- Born: 1912
- Died: October 7, 1985 (73 years of age) Tel Aviv, Israel
- Occupations: Agronomist; Newspaper publisher and managing editor
- Employer: Yedioth Aharonoth
- Spouse: Paula Mozes
- Children: Arnon "Noni" Mozes Judy Shalom Nir-Mozes

= Noah Mozes =

Israeli newspaper editor (1912–1985)

Noah Mozes (נח מוזס; 1912 - October 7, 1985) was an Israeli newspaper publisher, and the long-time managing editor of the Israeli newspaper Yedioth Ahronoth.

==Biography==
He was the son of Yehuda Mozes, and was initially an agronomist.
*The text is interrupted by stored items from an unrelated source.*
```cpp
int grx_internal_vertical_log_bin(int64_t n, int ncols, const double *d_cols, int64_t ld, const uint8_t *h_is_i64, double frac,
                                  uint8_t *d_bins, int64_t ld_bins, int32_t *d_nbins, void *d_workspace,
                                  size_t workspace_bytes, int32_t *status, void *stream)
{
    ColFlags flags;
    for (int j = 0; j < 8; ++j) flags.w[j] = 0;
    if (h_is_i64)
        for (int c = 0; c < ncols; ++c)
            if (h_is_i64[c]) {
                GRX_REQUIRE(c < MAX_TYPED_COLS, "grx_vertical_log_bin_typed: int64 columns beyond the first %d of a call", MAX_TYPED_COLS);
                flags.w[c >> 6] |= 1ull << (c & 63);
            }
    GRX_REQUIRE(frac > 0.0 && frac < 1.0, "must specify frac in interval (0, 1)");
    GRX_REQUIRE(n >= 0 && ncols >= 0 && ld >= n && ld_bins >= n, "grx_vertical_log_bin: bad shape");
    GRX_REQUIRE(n < ((int64_t)1 << 31), "grx_vertical_log_bin: n must be < 2^31");
    if (n == 0 || ncols == 0) return GRX_OK;
    GRX_REQUIRE(d_cols && d_bins && d_workspace, "grx_vertical_log_bin: NULL pointer");
    if (workspace_bytes < grx_log_bin_workspace_bytes(n, ncols)) {
        grx_set_error("grx_vertical_log_bin: workspace %zu < %zu", workspace_bytes, grx_log_bin_workspace_bytes(n, ncols));
        return GRX_ERR_WORKSPACE;
    }
    hipStream_t st = grx_stream(stream);
    const SortPlan p = make_plan(n, ncols);
    char *ws = reinterpret_cast<char *>(d_workspace);
    static const bool use_sort = [] { const char *e = std::getenv("GRX_BIN_SORT"); return e && *e == '1'; }();
    if (!use_sort) {
        const SelLayout L = sel_layout(n, ncols);
        SelMap *maps = reinterpret_cast<SelMap *>(ws + L.maps);
        uint32_t *luts = reinterpret_cast<uint32_t *>(ws + L.luts);
        uint16_t *tieb = reinterpret_cast<uint16_t *>(ws + L.tieb);
        uint64_t *tiev = reinterpret_cast<uint64_t *>(ws + L.tiev);
        uint8_t *tbroken = reinterpret_cast<uint8_t *>(ws + L.tbroken);
        uint32_t *hist = reinterpret_cast<uint32_t *>(ws + L.hist);
        uint32_t *cursor = reinterpret_cast<uint32_t *>(ws + L.cursor);
        uint32_t *cum = reinterpret_cast<uint32_t *>(ws + L.cum);
        uint32_t *seg_off = reinterpret_cast<uint32_t *>(ws + L.seg_off);
        uint16_t *mark = reinterpret_cast<uint16_t *>(ws + L.mark);
        uint16_t *idlist = reinterpret_cast<uint16_t *>(ws + L.idlist);
        int32_t *nids = reinterpret_cast<int32_t *>(ws + L.nids);
        uint64_t *coll = reinterpret_cast<uint64_t *>(ws + L.coll);
        uint64_t *thr = reinterpret_cast<uint64_t *>(ws + L.thr);
        uint16_t *bid = reinterpret_cast<uint16_t *>(ws + L.bid);
        uint16_t *thrb = reinterpret_cast<uint16_t *>(ws + L.thrb);
        const bool use_bid = n >= sel_bid_min_n();
        int32_t *nb_ws = reinterpret_cast<int32_t *>(ws + L.nbins);
        int32_t *fault = reinterpret_cast<int32_t *>(ws + L.fault);
        unsigned long long *bmin = reinterpret_cast<unsigned long long *>(ws + L.bmin);
        unsigned long long *bmax = reinterpret_cast<unsigned long long *>(ws + L.bmax);
        {
            GRX_PROF(GRX_K_SEL_MAP, st);
            sel_map_kernel<<<ncols, 1024, 0, st>>>(d_cols, ld, n, maps, luts, tieb, tiev, hist, cursor, bmin, bmax, tbroken, fault, flags);
        }
        {
            GRX_PROF(GRX_K_SEL_HIST, st);
            const int hist_tiles = use_bid ? 4 : 1;
            const dim3 hgrid((unsigned)grx_ceil_div(n, (int64_t)SEL_HIST_TILE * hist_tiles), ncols);
            if (use_bid) sel_hist_kernel<true><<<hgrid, 256, 0, st>>>(d_cols, ld, n, maps, luts, tieb, tiev, tbroken, hist, bid, flags, hist_tiles);
            else sel_hist_kernel<false><<<hgrid, 256, 0, st>>>(d_cols, ld, n, maps, luts, tieb, tiev, tbroken, hist, nullptr, flags, hist_tiles);
        }
        {
            GRX_PROF(GRX_K_SEL_WALK1, st);
            sel_walk1_kernel<<<ncols, 1024, 0, st>>>(n, frac, hist, tieb, tbroken, tiev, cum, mark, seg_off, idlist, nids, bmin, bmax);
        }
        {
            GRX_PROF(GRX_K_SEL_COLLECT, st);
            const int coll_tiles = use_bid ? 8 : 1;
            const dim3 cgrid((unsigned)grx_ceil_div(p.ntiles, coll_tiles), ncols);
            if (use_bid) sel_collect_kernel<true><<<cgrid, 256, 0, st>>>(d_cols, ld, n, bid, maps, luts, mark, seg_off, cursor, coll, bmin, bmax, flags, coll_tiles);
            else sel_collect_kernel<false><<<cgrid, 256, 0, st>>>(d_cols, ld, n, nullptr, maps, luts, mark, seg_off, cursor, coll, bmin, bmax, flags, coll_tiles);
        }
        {
            GRX_PROF(GRX_K_SEL_SEGSORT, st);
            sel_sort_kernel<<<dim3(64, ncols), 512, 0, st>>>(cum, seg_off, idlist, nids, bmin, bmax, n, coll, mark);
        }
        {
            GRX_PROF(GRX_K_SEL_WALK2, st);
            sel_walk2_kernel<<<ncols, 256, 0, st>>>(n, frac, cum, mark, seg_off, coll, bmin, bmax, thr, use_bid ? thrb : nullptr, nb_ws, fault);
        }
        GRX_LAUNCH_CHECK();
        const int64_t want = grx_ceil_div(n, 256 * 4);
        const dim3 grid((unsigned)(want > 2048 ? 2048 : want), ncols);
        {
            GRX_PROF(GRX_K_BIN_ASSIGN, st);
            const int64_t want_a = grx_ceil_div(n, 256 * 4 * 16);
            const dim3 agrid((unsigned)(want_a > 2048 ? 2048 : want_a), ncols);
            if (use_bid) sel_assign_kernel<<<agrid, 256, 0, st>>>(d_cols, ld, n, bid, thr, thrb, nb_ws, d_bins, ld_bins, flags, fault, status);
            else bin_assign_kernel<<<grid, 256, 0, st>>>(d_cols, ld, n, thr, nb_ws, d_bins, ld_bins, flags, fault, status);
        }
        GRX_LAUNCH_CHECK();
        if (d_nbins)
            GRX_CHECK_HIP(hipMemcpyAsync(d_nbins, nb_ws, (size_t)ncols * 4, hipMemcpyDeviceToDevice, st));
        return GRX_OK;
    }
    uint64_t *buf_a = reinterpret_cast<uint64_t *>(ws);
    uint64_t *buf_b = reinterpret_cast<uint64_t *>(ws + p.keys_bytes);
    uint32_t *hist = reinterpret_cast<uint32_t *>(ws + 2 * p.keys_bytes);
    uint32_t *tot = hist + grx_align_up((size_t)ncols * RADIX * (size_t)p.ntiles * 4, 256) / 4;
    uint64_t *thr = reinterpret_cast<uint64_t *>(ws + 2 * p.keys_bytes + p.hist_bytes);
    int32_t *nb_ws = reinterpret_cast<int32_t *>(ws + 2 * p.keys_bytes + p.hist_bytes +
                                                 grx_align_up((size_t)ncols * GRX_MAX_BINS * 8, 256));
    char *plan_ws = reinterpret_cast<char *>(nb_ws) + grx_align_up((size_t)ncols * 4, 256);
    uint64_t *bits = reinterpret_cast<uint64_t *>(plan_ws);
    BinPlanCol *plan = reinterpret_cast<BinPlanCol *>(plan_ws + grx_align_up((size_t)ncols * p.ntiles * 32, 256));
    const int nbt = (int)grx_ceil_div(n, BITS_TILE);
    {
        GRX_PROF(GRX_K_KEY_BITS, st);
        key_bits_kernel<<<dim3(nbt, ncols), 256, 0, st>>>(d_cols, ld, n, nbt, bits, flags);
        bin_plan_kernel<<<ncols, 64, 0, st>>>(bits, nbt, plan);
    }
    GRX_LAUNCH_CHECK();
    const dim3 sgrid(p.ntiles, ncols);
    for (int round = 0; round < 4; ++round) {
        {
            GRX_PROF(GRX_K_SORT_COUNT, st);
            tile_count2_kernel<<<sgrid, SORT_THREADS, 0, st>>>(d_cols, ld, n, round, p.ntiles, plan, buf_a, buf_b, hist, flags);
        }
        {
            GRX_PROF(GRX_K_SORT_SCAN, st);
            scan_rows2_kernel<<<dim3(RADIX, ncols), 64, 0, st>>>(hist, p.ntiles, tot, plan, round);
        }
        {
            GRX_PROF(GRX_K_SORT_SCATTER, st);
            scatter2_kernel<<<sgrid, SORT_THREADS, 0, st>>>(d_cols, ld, n, round, p.ntiles, plan, buf_a, buf_b, hist, tot, flags);
        }
        GRX_LAUNCH_CHECK();
    }
// ... 80 lines not shown
```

He died on October 7, 1985, in Tel Aviv as a result of injuries incurred when he was hit by a city bus in a traffic accident, at the age of 73. His son Arnon, known as "Noni", replaced him as publisher. His widow, Paula Mozes, died in 1997.

==Media career==
In 1955, he became the publisher and managing editor of the Israeli newspaper Yedioth Aharonoth, which in the late 1970s became Israel's biggest-selling newspaper.

==Legacy==
The Department of Communication and Journalism at The Hebrew University of Jerusalem was named after him in 1991, in a ceremony at which President Chaim Herzog spoke.